Supreme Court of New York, Second Department
Jan 24, 2024
2024 N.Y. Slip Op. 301 (N.Y. App. Div. 2024)

Opinion

No. 2021-01136 Index No. 513122/16

01-24-2024

Benjamin Landa, respondent, v. F. James McGuire, et al., appellants.

Barclay Damon, LLP, New York, NY (Michael J. Case and Kayla Arias of counsel), for appellants. Abrams Fensterman, LLP, White Plains, NY (Robert A. Spolzino of counsel), for respondent.


Barclay Damon, LLP, New York, NY (Michael J. Case and Kayla Arias of counsel), for appellants.

Abrams Fensterman, LLP, White Plains, NY (Robert A. Spolzino of counsel), for respondent.

MARK C. DILLON, J.P., VALERIE BRATHWAITE NELSON, ROBERT J. MILLER, JOSEPH J. MALTESE, JJ.

DECISION & ORDER

In an action to recover damages for unjust enrichment, the defendants appeal from an order of the Supreme Court, Kings County (Larry D. Martin, J.), dated December 30, 2020. The order denied the defendants' motion for summary judgment dismissing the amended complaint.

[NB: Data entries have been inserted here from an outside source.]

template <class T, class Coords>
struct LnInHooks {
  static constexpr int A_LOADS = T::BM * T::F4_PER_ROW / T::THREADS;
  static_assert(T::A_SLOTS && T::THREADS % T::F4_PER_ROW == 0, "A slots: fixed row chunk per thread");
  const LnArgs& ln;
  Coords& coords;
  float2* st;
  int M, nk, S;
  float inv_k;
  FastDiv nkd;
  float2 part[kLnMaxParts];
  floatx4 gg[T::PF], bb[T::PF];
  float2 mr[A_LOADS];
  template <class DC>
  __device__ __forceinline__ void issue(int s, DC) {
    if constexpr (MQ_LN_DIAG == 1) return;
    constexpr int d = DC::value;
    const int sc = s < S ? s : S - 1;
    const int i = nkd.div(sc), kt = sc - i * nk;
    const int k = kt * T::BK + (threadIdx.x % T::F4_PER_ROW) * 4;
    gg[d] = *reinterpret_cast<const floatx4*>(ln.g + k);
    bb[d] = *reinterpret_cast<const floatx4*>(ln.b + k);
    int m0;
    int64_t n0;
    coords(i, m0, n0);
    const float2* src = reinterpret_cast<const float2*>(ln.stats_in) +
                        (int64_t)min(m0 + (int)threadIdx.x % T::BM, M - 1) * kLnMaxParts;
#pragma unroll
    for (int t = 0; t < kLnMaxParts; ++t) part[t] = src[t];
  }
  __device__ __forceinline__ void prepare(int s) {
    if constexpr (MQ_LN_DIAG == 1) return;
    if (s >= S || nkd.mod(s) != 0) return;
#pragma unroll
    for (int t = 0; t < kLnMaxParts; ++t) asm volatile("" : "+v"(part[t].x), "+v"(part[t].y));
    float mean = 0.f;
#pragma unroll
    for (int t = 0; t < kLnMaxParts; ++t) mean += part[t].x;
    mean *= 1.0f / (float)kLnMaxParts;
    float m2 = 0.f;
#pragma unroll
    for (int t = 0; t < kLnMaxParts; ++t) {
      const float dm = part[t].x - mean;
      m2 += part[t].y + (float)kLnPartW * dm * dm;
    }
    const float rstd = 1.0f / sqrtf(m2 * inv_k + ln.eps);
    if (threadIdx.x < T::BM) st[(nkd.div(s) & 1) * T::BM + threadIdx.x] = make_float2(mean, rstd);
  }
  __device__ __forceinline__ void stage_in(int s) {
    if constexpr (MQ_LN_DIAG == 1) return;
    const float2* ms = st + (nkd.div(s < S ? s : S - 1) & 1) * T::BM;
#pragma unroll
    for (int a = 0; a < A_LOADS; ++a) mr[a] = ms[((int)threadIdx.x + a * T::THREADS) / T::F4_PER_ROW];
  }
  template <class DC>
  __device__ __forceinline__ void xform(Stager<T>& sg, int s, DC) {
    if constexpr (MQ_LN_DIAG != 0) return;
    constexpr int d = DC::value;
#pragma unroll
    for (int a = 0; a < A_LOADS; ++a) sg.r[a] = (sg.r[a] - mr[a].x) * mr[a].y * gg[d] + bb[d];
    const int sc = s < S ? s : S - 1;
    const int i = nkd.div(sc), kt = sc - i * nk;
    int m0;
    int64_t n0;
    coords(i, m0, n0);
    if (n0 == 0 && s < S) {
      const int ch = threadIdx.x % T::F4_PER_ROW;
#pragma unroll
      for (int a = 0; a < A_LOADS; ++a) {
        const int r = min(m0 + ((int)threadIdx.x + a * T::THREADS) / T::F4_PER_ROW, M - 1);
        *reinterpret_cast<floatx4*>(ln.xout + (int64_t)r * ln.ldx + kt * T::BK + ch * 4) = sg.r[a];
      }
    }
  }
};

template <class T, int EPI, bool LN_IN = false>
__global__ __launch_bounds__(T::THREADS, T::WG_PER_CU) void gemm_nt_kernel(const float* __restrict__ A, int lda,
                                                         const float* __restrict__ W,
                                                         const float* __restrict__ bias,
                                                         const float* __restrict__ resid, int ldr,
                                                         float* __restrict__ out, int ldo, int M,
                                                         int N, int K, LnArgs ln, int rx, LnFold lf) {
  __shared__ __attribute__((aligned(16))) float lds[2 * T::STAGE_FLOATS];
  __shared__ float2 ln_st[LN_IN ? 2 * T::BM : 1];
  const int lane = threadIdx.x & 63, wave = __builtin_amdgcn_readfirstlane(threadIdx.x >> 6);
  const int wm = wave / T::WAVES_N, wn = wave % T::WAVES_N;
  const int tiles_n = (N + T::BN - 1) / T::BN, tiles_m = (M + T::BM - 1) / T::BM;
  const int G = gridDim.x, per_xcd = G >> 3;
  const int xslot = (blockIdx.x & 7) * per_xcd + (blockIdx.x >> 3);
  Region rg{0, tiles_m, 0, tiles_n};
  int loc = xslot, wstep = G;
  if (rx > 0) {
    rg = region_of(rx, blockIdx.x & 7, tiles_m, tiles_n);
    loc = blockIdx.x >> 3;
    wstep = per_xcd;
  }
  const int rtiles = rg.rm * rg.rn;
  const int n_tiles = loc < rtiles ? (rtiles - loc + wstep - 1) / wstep : 0;
  const FastDiv tnd(rg.rn);
  auto coords = [&](int i, int& m0, int64_t& n0) {
    const int t = i * wstep + loc;
    const int tr = tnd.div(t);
    m0 = (rg.m_lo + tr) * T::BM;
    n0 = (int64_t)(rg.n_lo + t - tr * rg.rn) * T::BN;
  };
  auto epi = [&](int i, floatx16(&acc)[T::TM][T::TN], float*) {
    int m0;
    int64_t n0l;
    coords(i, m0, n0l);
    const int n0 = (int)n0l;
    if constexpr (T::M16) {
      static_assert(EPI != EPI_RESID_STATS, "no LayerNorm partials on the 16x16x32 tiles");
      floatx4 a4[2 * T::TM][2 * T::TN];
#pragma unroll
      for (int m = 0; m < 2 * T::TM; ++m)
#pragma unroll
        for (int n = 0; n < 2 * T::TN; ++n)
#pragma unroll
          for (int e = 0; e < 4; ++e) a4[m][n][e] = acc[m >> 1][n >> 1][4 * (2 * (m & 1) + (n & 1)) + e];
      store_wave_tile16<EPI, 2 * T::TM, 2 * T::TN>(a4, m0 + wm * T::WM, n0 + wn * T::WN, M, N, bias, resid, ldr, out,
                                                   ldo, lane, lf);
      return;
    }
    static_assert(T::M16 || EPI < EPI_RESID_LN_STATS, "the LayerNorm-fold epilogues are on the 16x16 store");
    if constexpr (EPI == EPI_RESID_STATS) {
      static_assert(T::WN == kLnPartW, "stats partials are per kLnPartW-column wave tile");
      const int wr0 = m0 + wm * T::WM, wc0 = n0 + wn * T::WN;
      const int part = wc0 / T::WN;
      float bv[T::TN];
#pragma unroll
      for (int tn = 0; tn < T::TN; ++tn) bv[tn] = bias[wc0 + tn * 32 + (lane & 31)];
      float rv[T::TM][T::TN][16];
      const bool full = m0 + T::BM <= M;
      const __amdgpu_buffer_rsrc_t ro = __builtin_amdgcn_make_buffer_rsrc(
          (void*)(out + (int64_t)wr0 * ldo + wc0), (short)0, 0x7fffffff, 0x00020000);
      const int ol = (4 * (lane >> 5) * ldo + (lane & 31)) * 4;
      if (full) {
        const __amdgpu_buffer_rsrc_t rr = __builtin_amdgcn_make_buffer_rsrc(
            (void*)(resid + (int64_t)wr0 * ldr + wc0), (short)0, 0x7fffffff, 0x00020000);
        const int rl = (4 * (lane >> 5) * ldr + (lane & 31)) * 4;
#pragma unroll
        for (int tm = 0; tm < T::TM; ++tm)
#pragma unroll
          for (int tn = 0; tn < T::TN; ++tn)
#pragma unroll
            for (int e = 0; e < 16; ++e)
              rv[tm][tn][e] = __uint_as_float(__builtin_amdgcn_raw_buffer_load_b32(
                  rr, rl, (acc_row(tm, e, 0) * ldr + tn * 32) * 4, 0));
      } else {
#pragma unroll
        for (int tm = 0; tm < T::TM; ++tm)
#pragma unroll
          for (int tn = 0; tn < T::TN; ++tn)
#pragma unroll
            for (int e = 0; e < 16; ++e) {
              const int row = min(wr0 + acc_row(tm, e, lane), M - 1);
              rv[tm][tn][e] = resid[(int64_t)row * ldr + wc0 + tn * 32 + (lane & 31)];
            }
      }
#pragma unroll
      for (int tm = 0; tm < T::TM; ++tm)
#pragma unroll
        for (int e = 0; e < 16; ++e) {
          const int row = wr0 + acc_row(tm, e, lane);
          float v[T::TN], sum = 0.f;
#pragma unroll
          for (int tn = 0; tn < T::TN; ++tn) {
            v[tn] = acc[tm][tn][e] + bv[tn] + rv[tm][tn][e];
            sum += v[tn];
          }
          if (full) {
#pragma unroll
            for (int tn = 0; tn < T::TN; ++tn)
              __builtin_amdgcn_raw_buffer_store_b32(__float_as_uint(v[tn]), ro, ol, (acc_row(tm, e, 0) * ldo + tn * 32) * 4, 0);
          } else if (row < M) {
#pragma unroll
            for (int tn = 0; tn < T::TN; ++tn) out[(int64_t)row * ldo + wc0 + tn * 32 + (lane & 31)] = v[tn];
          }
#pragma unroll
          for (int off = 16; off > 0; off >>= 1) sum += __shfl_xor(sum, off);
          const float mean = sum * (1.0f / T::WN);
          float m2 = 0.f;
#pragma unroll
          for (int tn = 0; tn < T::TN; ++tn) m2 += (v[tn] - mean) * (v[tn] - mean);
#pragma unroll
          for (int off = 16; off > 0; off >>= 1) m2 += __shfl_xor(m2, off);
          if ((lane & 31) == 0 && row < M)
            reinterpret_cast<float2*>(ln.stats_out)[(int64_t)row * ln.nt + part] = make_float2(mean, m2);
        }
      return;
    }
    if (m0 + T::BM <= M && n0 + T::BN <= N) {
      const int wr0 = m0 + wm * T::WM, wc0 = n0 + wn * T::WN;
      float bv[T::TN];
#pragma unroll
      for (int tn = 0; tn < T::TN; ++tn) bv[tn] = bias[wc0 + tn * 32 + (lane & 31)];
      float rv[T::TM][T::TN][16];
      if constexpr (EPI == EPI_RESID) {
        const __amdgpu_buffer_rsrc_t rr = __builtin_amdgcn_make_buffer_rsrc(
            (void*)(resid + (int64_t)wr0 * ldr + wc0), (short)0, 0x7fffffff, 0x00020000);
        const int rl = (4 * (lane >> 5) * ldr + (lane & 31)) * 4;
#pragma unroll
        for (int tm = 0; tm < T::TM; ++tm)
#pragma unroll
          for (int tn = 0; tn < T::TN; ++tn)
#pragma unroll
            for (int e = 0; e < 16; ++e)
              rv[tm][tn][e] = __uint_as_float(__builtin_amdgcn_raw_buffer_load_b32(
                  rr, rl, (acc_row(tm, e, 0) * ldr + tn * 32) * 4, 0));
      }
      const __amdgpu_buffer_rsrc_t ro = __builtin_amdgcn_make_buffer_rsrc(
          (void*)(out + (int64_t)wr0 * ldo + wc0), (short)0, 0x7fffffff, 0x00020000);
      const int ol = (4 * (lane >> 5) * ldo + (lane & 31)) * 4;
#pragma unroll
      for (int tm = 0; tm < T::TM; ++tm)
#pragma unroll
        for (int tn = 0; tn < T::TN; ++tn)
#pragma unroll
          for (int e = 0; e < 16; ++e) {
            float v = acc[tm][tn][e] + bv[tn];
            if (EPI == EPI_GELU_ERF) v = gelu_erf(v);
            if (EPI == EPI_GELU_TANH) v = gelu_tanh(v);
            if (EPI == EPI_RESID) v += rv[tm][tn][e];
            __builtin_amdgcn_raw_buffer_store_b32(__float_as_uint(v), ro, ol, (acc_row(tm, e, 0) * ldo + tn * 32) * 4, 0);
          }
      return;
    }
#pragma unroll
    for (int tn = 0; tn < T::TN; ++tn) {
      const int col = n0 + wn * T::WN + tn * 32 + (lane & 31);
      if (col >= N) continue;
      const float b = bias[col];
#pragma unroll
      for (int tm = 0; tm < T::TM; ++tm)
#pragma unroll
        for (int e = 0; e < 16; ++e) {
          const int row = m0 + wm * T::WM + acc_row(tm, e, lane);
          if (row >= M) continue;
          float v = acc[tm][tn][e] + b;
          if (EPI == EPI_GELU_ERF) v = gelu_erf(v);
          if (EPI == EPI_GELU_TANH) v = gelu_tanh(v);
          if (EPI == EPI_RESID) v += resid[(int64_t)row * ldr + col];
          out[(int64_t)row * ldo + col] = v;
        }
    }
  };
  if constexpr (LN_IN) {
    LnInHooks<T, decltype(coords)> hk{ln, coords, ln_st, M, K / T::BK, n_tiles * (K / T::BK), 1.0f / (float)K,
                                      FastDiv(K / T::BK)};
    walk_tiles_hooked<T>(lds, n_tiles, TileOperands{A, lda, M, W, K, N, K}, coords, epi, hk);
  } else {
    walk_tiles<T>(lds, n_tiles, TileOperands{A, lda, M, W, K, N, K}, coords, epi);
  }
}

template <class T>
__global__ __launch_bounds__(T::THREADS, 1) void gemm_resid_ln_kernel(
    const float* __restrict__ A, int lda, const float* __restrict__ W, const float* __restrict__ bias,
    const float* resid, const float* __restrict__ lng, const float* __restrict__ lnb, float eps, float* out,
    int M, int K) {
  constexpr int H = T::BN;
  static_assert(T::WAVES_M == 1 && T::TM == 1 && T::BM == 32, "32-row full-width tiles");
  __shared__ __attribute__((aligned(16))) float lds[2 * T::STAGE_FLOATS];
  __shared__ float red[2][T::WAVES_N][32];
  const int lane = threadIdx.x & 63, wave = threadIdx.x >> 6;
  const int total = (M + 31) / 32;
  const int n_tiles = blockIdx.x < total ? (total - blockIdx.x + gridDim.x - 1) / gridDim.x : 0;
  auto coords = [&](int i, int& m0, int64_t& n0) {
    m0 = (blockIdx.x + i * gridDim.x) * 32;
    n0 = 0;
  };
  float bv[T::TN], gv[T::TN], ev[T::TN];
#pragma unroll
  for (int tn = 0; tn < T::TN; ++tn) {
    const int col = wave * T::WN + tn * 32 + (lane & 31);
    bv[tn] = bias[col];
    gv[tn] = lng[col];
    ev[tn] = lnb[col];
  }
  auto epi = [&](int i, floatx16(&acc)[T::TM][T::TN], float*) {
    const int m0 = (blockIdx.x + i * gridDim.x) * 32;
#pragma unroll
    for (int tn = 0; tn < T::TN; ++tn) {
      const int col = wave * T::WN + tn * 32 + (lane & 31);
#pragma unroll
      for (int e = 0; e < 16; ++e) {
        const int row = min(m0 + acc_row(0, e, lane), M - 1);
        acc[0][tn][e] = acc[0][tn][e] + bv[tn] + resid[(int64_t)row * H + col];
      }
    }
    auto row_reduce = [&](int pass, auto&& val) {
      float p[16];
#pragma unroll
      for (int e = 0; e < 16; ++e) {
        float t = 0.f;
#pragma unroll
        for (int tn = 0; tn < T::TN; ++tn) t += val(tn, e);
        p[e] = t;
      }
#pragma unroll
      for (int off = 1; off < 32; off <<= 1)
#pragma unroll
        for (int e = 0; e < 16; ++e) p[e] += __shfl_xor(p[e], off);
      if ((lane & 31) == 0)
#pragma unroll
        for (int e = 0; e < 16; ++e) red[pass][wave][acc_row(0, e, lane)] = p[e];
    };
    row_reduce(0, [&](int tn, int e) { return acc[0][tn][e]; });
    __syncthreads();
    float mean[16];
#pragma unroll
    for (int e = 0; e < 16; ++e) {
      const int rr = acc_row(0, e, lane);
      float t = 0.f;
#pragma unroll
      for (int w = 0; w < T::WAVES_N; ++w) t += red[0][w][rr];
      mean[e] = t * (1.0f / H);
    }
    row_reduce(1, [&](int tn, int e) {
      const float d = acc[0][tn][e] - mean[e];
      return d * d;
    });
    __syncthreads();
#pragma unroll
    for (int e = 0; e < 16; ++e) {
      const int rr = acc_row(0, e, lane);
      float t = 0.f;
#pragma unroll
      for (int w = 0; w < T::WAVES_N; ++w) t += red[1][w][rr];
      const float rstd = 1.0f / sqrtf(t * (1.0f / H) + eps);
      const int row = m0 + rr;
      if (row < M) {
#pragma unroll
        for (int tn = 0; tn < T::TN; ++tn) {
          const int col = wave * T::WN + tn * 32 + (lane & 31);
          out[(int64_t)row * H + col] = (acc[0][tn][e] - mean[e]) * rstd * gv[tn] + ev[tn];
        }
      }
    }
  };
  walk_tiles<T>(lds, n_tiles, TileOperands{A, lda, M, W, K, H, K}, coords, epi);
}

template <class T>
__global__ __launch_bounds__(256, 2) void gemm_splitk_kernel(const float* __restrict__ A, int lda,
                                                             const float* __restrict__ W, int M,
                                                             int N, int K, int S,
                                                             float* __restrict__ slab) {
  __shared__ __attribute__((aligned(16))) float lds[2 * T::STAGE_FLOATS];
  const int lane = threadIdx.x & 63, wave = threadIdx.x >> 6;
  const int wm = wave / T::WAVES_N, wn = wave % T::WAVES_N;
  const int tiles_n = (N + T::BN - 1) / T::BN;
  const int tile = blockIdx.x / S, sidx = blockIdx.x % S;
  const int Kc = K / S;
  const int m0 = (tile / tiles_n) * T::BM;
  const int n0 = (tile % tiles_n) * T::BN;
  auto coords = [&](int, int& mm0, int64_t& nn0) {
    mm0 = m0;
    nn0 = n0;
  };
  float* dst = slab + (int64_t)sidx * M * N;
  auto epi = [&](int, floatx16(&acc)[T::TM][T::TN], float*) {
#pragma unroll
    for (int tn = 0; tn < T::TN; ++tn) {
      const int col = n0 + wn * T::WN + tn * 32 + (lane & 31);
      if (col >= N) continue;
#pragma unroll
      for (int tm = 0; tm < T::TM; ++tm)
#pragma unroll
        for (int e = 0; e < 16; ++e) {
          const int row = m0 + wm * T::WM + acc_row(tm, e, lane);
          if (row < M) dst[(int64_t)row * N + col] = acc[tm][tn][e];
        }
    }
  };
  walk_tiles<T>(lds, 1, TileOperands{A + (int64_t)sidx * Kc, lda, M, W + (int64_t)sidx * Kc, K, N, Kc},
                coords, epi);
}

__device__ __forceinline__ floatx4 sum_slabs(const float* __restrict__ p, int64_t plane, int S) {
  floatx4 v = {-0.f, -0.f, -0.f, -0.f};
  int s = 0;
  for (; s + 8 <= S; s += 8) {
    floatx4 t[8];
#pragma unroll
    for (int u = 0; u < 8; ++u) t[u] = *reinterpret_cast<const floatx4*>(p + (s + u) * plane);
#pragma unroll
    for (int u = 0; u < 8; ++u) v += t[u];
  }
  if (s + 4 <= S) {
    floatx4 t[4];
#pragma unroll
    for (int u = 0; u < 4; ++u) t[u] = *reinterpret_cast<const floatx4*>(p + (s + u) * plane);
#pragma unroll
    for (int u = 0; u < 4; ++u) v += t[u];
    s += 4;
  }
  for (; s < S; ++s) v += *reinterpret_cast<const floatx4*>(p + s * plane);
  return v;
}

ORDERED that the order is reversed, on the law, with costs, and the defendants' motion for summary judgment dismissing the amended complaint is granted.

The defendants operated several nursing homes and an affiliated pharmacy. In 2014, the defendants retained a broker to sell the pharmacy. One of the plaintiff's business partners introduced the plaintiff to the defendant F. James McGuire. The plaintiff, who had a preexisting relationship with a consultant for nonparty PharMerica Corporation (hereinafter PharMerica), proposed purchasing the defendants' interest in the nursing homes and finding a third-party buyer for the pharmacy. Either McGuire or one of McGuire's attorneys indicated orally that the plaintiff's proposal would work.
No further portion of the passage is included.